Genalguacil is a tiny village of approximately 500 inhabitants located 45 Km from Ronda and 34 Km from Estepona, the natives are known as Genalguacileños. This is a village that art lovers will not want to miss. Prize-winning contemporary works of art are on permanent public display throughout the village as a result of the bi-annual art festival called Los Encuentros de Arte del Valle del Genal (the next one to be hosted is scheduled for August 2020). Rather isolated, Genalguacil is perched above the Genal River Valley and surrounded by one of the only pinsapo pine forests in Spain. Things to see whilst you’re there:
Museo de Arte Contemporáneo Fernando Centeno López – The Contemporary Art Museum, originally an old Olive Oil mill which has works of art donated by artists who have taken part in the Encuentros de Arte. Open Wednesday to Sunday 10.00 – 14.00 hrs and 16.00 – 20.00 hrs. Admission: 2€.
Church of San Pedro de Verona, originally built around 1570 and restored many times.
Plaza de la Constitución – beautiful in the morning and in the evening when views of the neighbouring villages of Benarraba and Algatocin are at their best.
The impressive Moorish castle of Olvera was built during the late 12th century to defend the border of the Nasrid Emirate of Granada against the Kingdom of Castile, and the medieval town of Olvera grew up around it. The hills surrounding this white village are full of olive groves – 2 billion of them in fact – and the oil they produce is said to be the best in Andalucía. The town now supports more family-run farming cooperatives than anywhere else in Spain. There are so many sights to see in this town – the Arab castle, the Moorish wall, the Casco Antigua (old town), La Plaza de Andalucía (also called La Alameda– tree lined area), el Peñón del Sagrado Corazón de Jesús (the Rock of the Sacred Heart of Jesus – a rock garden full of flowers, birds and animals), El Santuario de Nuestra Señora de Los Remedios (The Sanctuary of Our Lady of the Remedies – 2 km from the town centre) and El Monasterio de Caño Santos (a majestic restored monastery located 7 km from Olvera). There’s also a gigantic rock outcrop 14km to the northwest of the town centre, Peñon de Zaframagón, which has a huge colony of griffon vultures. Until the mid-19th century it used to be a bandit refuge, there is even a famous Andaluz saying: “Kill your man and flee to Olvera!”

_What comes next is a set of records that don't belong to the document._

@@ -1358,42 +1339,6 @@
   return hdy_merge_finish(workspace, n_dev, n_max, state, status, stream);
 }
 
-size_t hdy_sort_workspace_bytes(int64_t n_max) {
-  if (n_max <= 0) return 256;
-  const long long n_sub = (n_max + kSortPerWarp - 1) / kSortPerWarp;
-  const long long hist = 256 * n_sub;
-  return align256((size_t)hist * 4) + align256(scan_scratch_ints(hist) * 4);
-}
-
-int hdy_sort_keys_bytes(uint64_t* keys, uint64_t* tmp, const int32_t* n_dev, int64_t n_max, int first_byte,
-                        int n_bytes, void* workspace, size_t workspace_bytes, hdy_stream_t stream) {
-  HDY_REQUIRE(first_byte >= 0 && n_bytes >= 0 && first_byte + n_bytes <= 8 && (n_bytes & 1) == 0,
-              "hdy_sort_keys_bytes: bytes [%d, %d) -- an even number of bytes inside the key", first_byte,
-              first_byte + n_bytes);
-  HDY_REQUIRE(n_max >= 0 && n_max < (1ll << 31), "hdy_sort_keys_bytes: bad size");
-  if (n_max == 0) return HDY_OK;
-  HDY_REQUIRE(keys && tmp && workspace && workspace_bytes >= hdy_sort_workspace_bytes(n_max),
-              "hdy_sort_keys_bytes: NULL pointer or workspace too small");
-  cudaStream_t st = (cudaStream_t)stream;
-  const int n_sub = (int)((n_max + kSortPerWarp - 1) / kSortPerWarp);
-  const long long hist_n = 256ll * n_sub;
-  int* hist = static_cast<int*>(workspace);
-  int* scratch = reinterpret_cast<int*>(static_cast<unsigned char*>(workspace) + align256((size_t)hist_n * 4));
-  const unsigned blocks = (unsigned)((n_sub + kSortWarps - 1) / kSortWarps);
-  uint64_t* src = keys;
-  uint64_t* dst = tmp;
-  for (int pass = first_byte; pass < first_byte + n_bytes; ++pass) {
-    sort_hist_kernel<<<blocks, kSortThreads, 0, st>>>(src, n_dev, (int)n_max, pass * 8, n_sub, hist);
-    int rc = device_exclusive_scan(hist, hist_n, scratch, nullptr, st);
-    if (rc) return rc;
-    sort_scatter_kernel<<<blocks, kSortThreads, 0, st>>>(src, n_dev, (int)n_max, pass * 8, n_sub, hist, dst);
-    uint64_t* t = src;
-    src = dst;
-    dst = t;
-  }
-  return check_launch("hdy_sort_keys_bytes");
-}
-
 int hdy_merge_select_ordered(const uint8_t* state, const float* scores, const int64_t* n_dev, int64_t n_max,
                              uint64_t* keys, int32_t* count, int32_t* block_scratch, hdy_stream_t stream) {
   HDY_REQUIRE(n_max >= 0 && n_max < (1ll << 31) && count && block_scratch, "hdy_merge_select_ordered: bad arguments");
@@ -1424,7 +1369,8 @@
   HDY_REQUIRE(max_det >= 0 && max_det < (1ll << 31) && keys && count && out_count, "hdy_merge_gather: bad arguments");
   HDY_REQUIRE((!out_boxes || boxes) && (!out_scores || scores), "hdy_merge_gather: output without its source");
   HDY_REQUIRE((((uintptr_t)boxes | (uintptr_t)out_boxes) & 15) == 0, "hdy_merge_gather: box arrays must be 16-byte aligned");
-  merge_gather_kernel<<<blocks_for(max_det > 0 ? max_det : 1, 256), 256, 0, (cudaStream_t)stream>>>(
+  merge_gather_kernel<<<blocks_for(max_det > 0 ? max_det : 1, kGatherThreads * kGatherItems), kGatherThreads, 0,
+                        (cudaStream_t)stream>>>(
       keys, count, (int)max_det, reinterpret_cast<const float4*>(boxes), scores, labels, out_idx,
       reinterpret_cast<float4*>(out_boxes), out_scores, out_labels, out_count);
   return check_launch("hdy_merge_gather");
diff --git a/hd_yolo_b200/csrc/sort.cu b/hd_yolo_b200/csrc/sort.cu
--- /dev/null
+++ b/hd_yolo_b200/csrc/sort.cu
@@ -0,0 +1,257 @@
+#include "hdy_common.cuh"
+
+namespace hdy {
+
+constexpr int kSortThreads = 256;
+constexpr int kSortWarps = kSortThreads / 32;
+constexpr int kSortItems = 16;
+constexpr int kWarpKeys = kSortItems * 32;
+constexpr int kTile = kSortThreads * kSortItems;
+constexpr int kMaxDigits = 8;
+constexpr int kLookback = 16;
+
+constexpr int kHistItems = 8;
+constexpr int kHistMaxBlocks = 148 * 8;
+
+static inline size_t align256(size_t v) { return (v + 255) & ~(size_t)255; }
+
+constexpr size_t kHeadBytes = 256 * kMaxDigits * 4 + 256;
+
+__device__ __forceinline__ unsigned lanemask_lt() {
+  unsigned m;
+  asm("mov.u32 %0, %%lanemask_lt;" : "=r"(m));
+  return m;
+}
+
+__device__ __forceinline__ unsigned long long ld_relaxed(const unsigned long long* p) {
+  unsigned long long v;
+  asm volatile("ld.relaxed.gpu.global.u64 %0, [%1];" : "=l"(v) : "l"(p) : "memory");
+  return v;
+}
+
+__device__ __forceinline__ void st_relaxed(unsigned long long* p, unsigned long long v) {
+  asm volatile("st.relaxed.gpu.global.u64 [%0], %1;" ::"l"(p), "l"(v) : "memory");
+}
+
+__device__ __forceinline__ unsigned digit_peers(int d, bool valid) {
+  unsigned peers = __ballot_sync(0xffffffffu, valid);
+#pragma unroll
+  for (int bit = 0; bit < 8; ++bit) {
+    const unsigned m = __ballot_sync(0xffffffffu, (d >> bit) & 1);
+    peers &= ((d >> bit) & 1) ? m : ~m;
+  }
+  return peers;
+}
+
+__device__ __forceinline__ int block_scan_256(int v, int* tmp) {
+  const int lane = threadIdx.x & 31, warp = threadIdx.x >> 5;
+  int incl = v;
+#pragma unroll
+  for (int o = 1; o < 32; o <<= 1) {
+    const int u = __shfl_up_sync(0xffffffffu, incl, o);
+    if (lane >= o) incl += u;
+  }
+  if (lane == 31) tmp[warp] = incl;
+  __syncthreads();
+  int before = 0;
+#pragma unroll
+  for (int w = 0; w < kSortWarps; ++w) before += w < warp ? tmp[w] : 0;
+  __syncthreads();
+  return before + incl - v;
+}
+
+__global__ void __launch_bounds__(kSortThreads) sort_hist_kernel(const uint64_t* __restrict__ keys,
+                                                                  const int* __restrict__ n_dev, int n_max,
+                                                                  int first_byte, int n_digits,
+                                                                  unsigned* __restrict__ hist) {
+  __shared__ unsigned h[kMaxDigits * 256];
+  for (int i = threadIdx.x; i < n_digits * 256; i += kSortThreads) h[i] = 0;
+  __syncthreads();
+  const int n = n_dev ? min(*n_dev, n_max) : n_max;
+  const int lane = threadIdx.x & 31, warp = threadIdx.x >> 5;
+  const long long step = (long long)gridDim.x * kSortThreads * kHistItems;
+  for (long long b = ((long long)blockIdx.x * kSortWarps + warp) * 32 * kHistItems; b < n; b += step) {
+    uint64_t k[kHistItems];
+#pragma unroll
+    for (int e = 0; e < kHistItems; ++e) {
+      const long long i = b + e * 32 + lane;
+      k[e] = i < n ? keys[i] : 0ull;
+    }
+    for (int p = 0; p < n_digits; ++p) {
+      const int shift = 8 * (first_byte + p);
+      unsigned* hp = h + p * 256;
+#pragma unroll
+      for (int e = 0; e < kHistItems; ++e) {
+        const bool valid = b + e * 32 + lane < n;
+        const int d = (int)((k[e] >> shift) & 255ull);
+        const int d0 = __shfl_sync(0xffffffffu, d, 0);
+        if (__all_sync(0xffffffffu, valid && d == d0)) {
+          if (lane == 0) atomicAdd(&hp[d0], 32u);
+        } else if (valid) {
+          atomicAdd(&hp[d], 1u);
+        }
+      }
+    }
+  }
+  __syncthreads();
+  for (int i = threadIdx.x; i < n_digits * 256; i += kSortThreads)
+    if (h[i]) atomicAdd(&hist[i], h[i]);
+}
+
+__global__ void __launch_bounds__(kSortThreads) sort_onesweep_kernel(const uint64_t* __restrict__ in,
+                                                                      uint64_t* __restrict__ out,
+                                                                      const int* __restrict__ n_dev, int n_max,
+                                                                      int shift, int pass,
+                                                                      const unsigned* __restrict__ hist,
+                                                                      unsigned* __restrict__ ticket,
+                                                                      unsigned long long* __restrict__ lookback) {
+  __shared__ uint64_t skeys[kTile];
+  __shared__ int whist[kSortWarps][256];
+  __shared__ int gbase[256];
+  __shared__ int tmp[kSortWarps];
+  __shared__ int tile_s;
+  const int t = threadIdx.x, lane = t & 31, warp = t >> 5;
+  if (t == 0) tile_s = (int)atomicAdd(ticket, 1u);
+#pragma unroll
+  for (int w = 0; w < kSortWarps; ++w) whist[w][t] = 0;
+  __syncthreads();
+  const int tile = tile_s;
+  const int n = n_dev ? min(*n_dev, n_max) : n_max;
+  const long long tile_base = (long long)tile * kTile;
+  if (tile_base >= n) return;
+  const int n_tile = (int)min((long long)kTile, n - tile_base);
+
+  uint64_t k[kSortItems];
+  const long long wbase = tile_base + warp * kWarpKeys;
+#pragma unroll
+  for (int e = 0; e < kSortItems; ++e) {
+    const long long i = wbase + e * 32 + lane;
+    k[e] = i < n ? in[i] : 0ull;
+  }
+  const int digit_start = block_scan_256((int)hist[pass * 256 + t], tmp);
+
+  const unsigned lt = lanemask_lt();
+  int loc[kSortItems];
+  int* wh = whist[warp];
+#pragma unroll
+  for (int e = 0; e < kSortItems; ++e) {
+    const bool valid = wbase + e * 32 + lane < n;
+    const int d = (int)((k[e] >> shift) & 255ull);
+    const unsigned peers = digit_peers(d, valid);
+    const int pre = valid ? wh[d] : 0;
+    __syncwarp();
+    if (valid && (peers & lt) == 0) wh[d] = pre + __popc(peers);
+    __syncwarp();
+    loc[e] = pre + __popc(peers & lt);
+  }
+  __syncthreads();
+
+  int count = 0;
+#pragma unroll
+  for (int w = 0; w < kSortWarps; ++w) {
+    const int c = whist[w][t];
+    whist[w][t] = count;
+    count += c;
+  }
+  unsigned long long* my = lookback + (size_t)tile * 256 + t;
+  const unsigned long long tag_own = (unsigned long long)(2 * pass + 1) << 32;
+  const unsigned long long tag_incl = (unsigned long long)(2 * pass + 2) << 32;
+  st_relaxed(my, (tile == 0 ? tag_incl : tag_own) | (unsigned)count);
+  const int local_start = block_scan_256(count, tmp);
+  gbase[t] = local_start;
+  __syncthreads();
+
+#pragma unroll
+  for (int e = 0; e < kSortItems; ++e) {
+    if (wbase + e * 32 + lane < n) {
+      const int d = (int)((k[e] >> shift) & 255ull);
+      skeys[gbase[d] + wh[d] + loc[e]] = k[e];
+    }
+  }
+
+  int before = 0;
+  if (tile > 0) {
+    for (long long j = tile - 1;;) {
+      unsigned long long s[kLookback];
+#pragma unroll
+      for (int q = 0; q < kLookback; ++q) s[q] = j - q >= 0 ? ld_relaxed(lookback + (size_t)(j - q) * 256 + t) : tag_incl;
+      bool done = false;
+      int used = 0;
+#pragma unroll
+      for (int q = 0; q < kLookback; ++q) {
+        const unsigned long long tag = s[q] & 0xffffffff00000000ull;
+        if (tag < tag_own) break;
+        before += (int)(unsigned)s[q];
+        ++used;
+        if (tag == tag_incl) {
+          done = true;
+          break;
+        }
+      }
+      if (done) break;
+      j -= used;
+    }
+    st_relaxed(my, tag_incl | (unsigned)(before + count));
+  }
+  __syncthreads();
+  gbase[t] = digit_start + before - local_start;
+  __syncthreads();
+
+#pragma unroll
+  for (int e = 0; e < kSortItems; ++e) {
+    const int p = e * kSortThreads + t;
+    if (p < n_tile) {
+      const uint64_t key = skeys[p];
+      out[gbase[(int)((key >> shift) & 255ull)] + p] = key;
+    }
+  }
+}
+
+}
+
+using namespace hdy;
+
+extern "C" {
+
+size_t hdy_sort_workspace_bytes(int64_t n_max) {
+  if (n_max <= 0) return 256;
+  const long long n_tiles = (n_max + kTile - 1) / kTile;
+  return kHeadBytes + align256((size_t)n_tiles * 256 * 8);
+}
+
+int hdy_sort_keys_bytes(uint64_t* keys, uint64_t* tmp, const int32_t* n_dev, int64_t n_max, int first_byte,
+                        int n_bytes, void* workspace, size_t workspace_bytes, hdy_stream_t stream) {
+  HDY_REQUIRE(first_byte >= 0 && n_bytes >= 0 && first_byte + n_bytes <= 8 && (n_bytes & 1) == 0,
+              "hdy_sort_keys_bytes: bytes [%d, %d) -- an even number of bytes inside the key", first_byte,
+              first_byte + n_bytes);
+  HDY_REQUIRE(n_max >= 0 && n_max < (1ll << 31), "hdy_sort_keys_bytes: bad size");
+  if (n_max == 0 || n_bytes == 0) return HDY_OK;
+  HDY_REQUIRE(keys && tmp && workspace && workspace_bytes >= hdy_sort_workspace_bytes(n_max),
+              "hdy_sort_keys_bytes: NULL pointer or workspace too small");
+  cudaStream_t st = (cudaStream_t)stream;
+  const long long n_tiles = (n_max + kTile - 1) / kTile;
+  unsigned char* ws = static_cast<unsigned char*>(workspace);
+  unsigned* hist = reinterpret_cast<unsigned*>(ws);
+  unsigned* tickets = hist + 256 * kMaxDigits;
+  unsigned long long* lookback = reinterpret_cast<unsigned long long*>(ws + kHeadBytes);
+  cudaError_t e = cudaMemsetAsync(ws, 0, kHeadBytes + (size_t)n_tiles * 256 * 8, st);
+  if (e != cudaSuccess) {
+    set_error("hdy_sort_keys_bytes: %s", cudaGetErrorString(e));
+    return HDY_ERR_CUDA;
+  }
+  long long hb = (n_max + kSortThreads * kHistItems - 1) / (kSortThreads * kHistItems);
+  if (hb > kHistMaxBlocks) hb = kHistMaxBlocks;
+  sort_hist_kernel<<<(unsigned)hb, kSortThreads, 0, st>>>(keys, n_dev, (int)n_max, first_byte, n_bytes, hist);
+  uint64_t* src = keys;
+  uint64_t* dst = tmp;
+  for (int p = 0; p < n_bytes; ++p) {
+    sort_onesweep_kernel<<<(unsigned)n_tiles, kSortThreads, 0, st>>>(src, dst, n_dev, (int)n_max, 8 * (first_byte + p),
+                                                                     p, hist, tickets + p, lookback);
+    uint64_t* t = src;
+    src = dst;
+    dst = t;
+  }
+  return check_launch("hdy_sort_keys_bytes");
+}
+
+}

Grazalema, situated within the Sierra de Grazalema Natural Park, is famous for being the wettest place in Spain. This stunning region of natural beauty, popular with hikers, is dominated by the awesome rocky outcrop known as Peñon Grande– you won’t be able to take enough photos of this incredible backdrop to the village. The village was established in Moorish times by Berber settlers who felt right at home in these mountains which were so similar to their homeland. A unique microclimate allows for a huge range of flora to flourish here, including pinsapo, the Spanish fir, which is considered the Andalusian National Tree. On arrival head for the Plaza de España where there are a plethora of bars and restaurants and make sure you buy one of the famous mantas de Grazalema– woollen blankets that have been made in the village since before the 1400’s. Other locally produced items to buy are leather goods, baskets, honey, cheese and wine. If you visit during the summer time make a point of cooling off in the local pool (on the eastern edge of the village) where you have a fabulous view over the Sierra.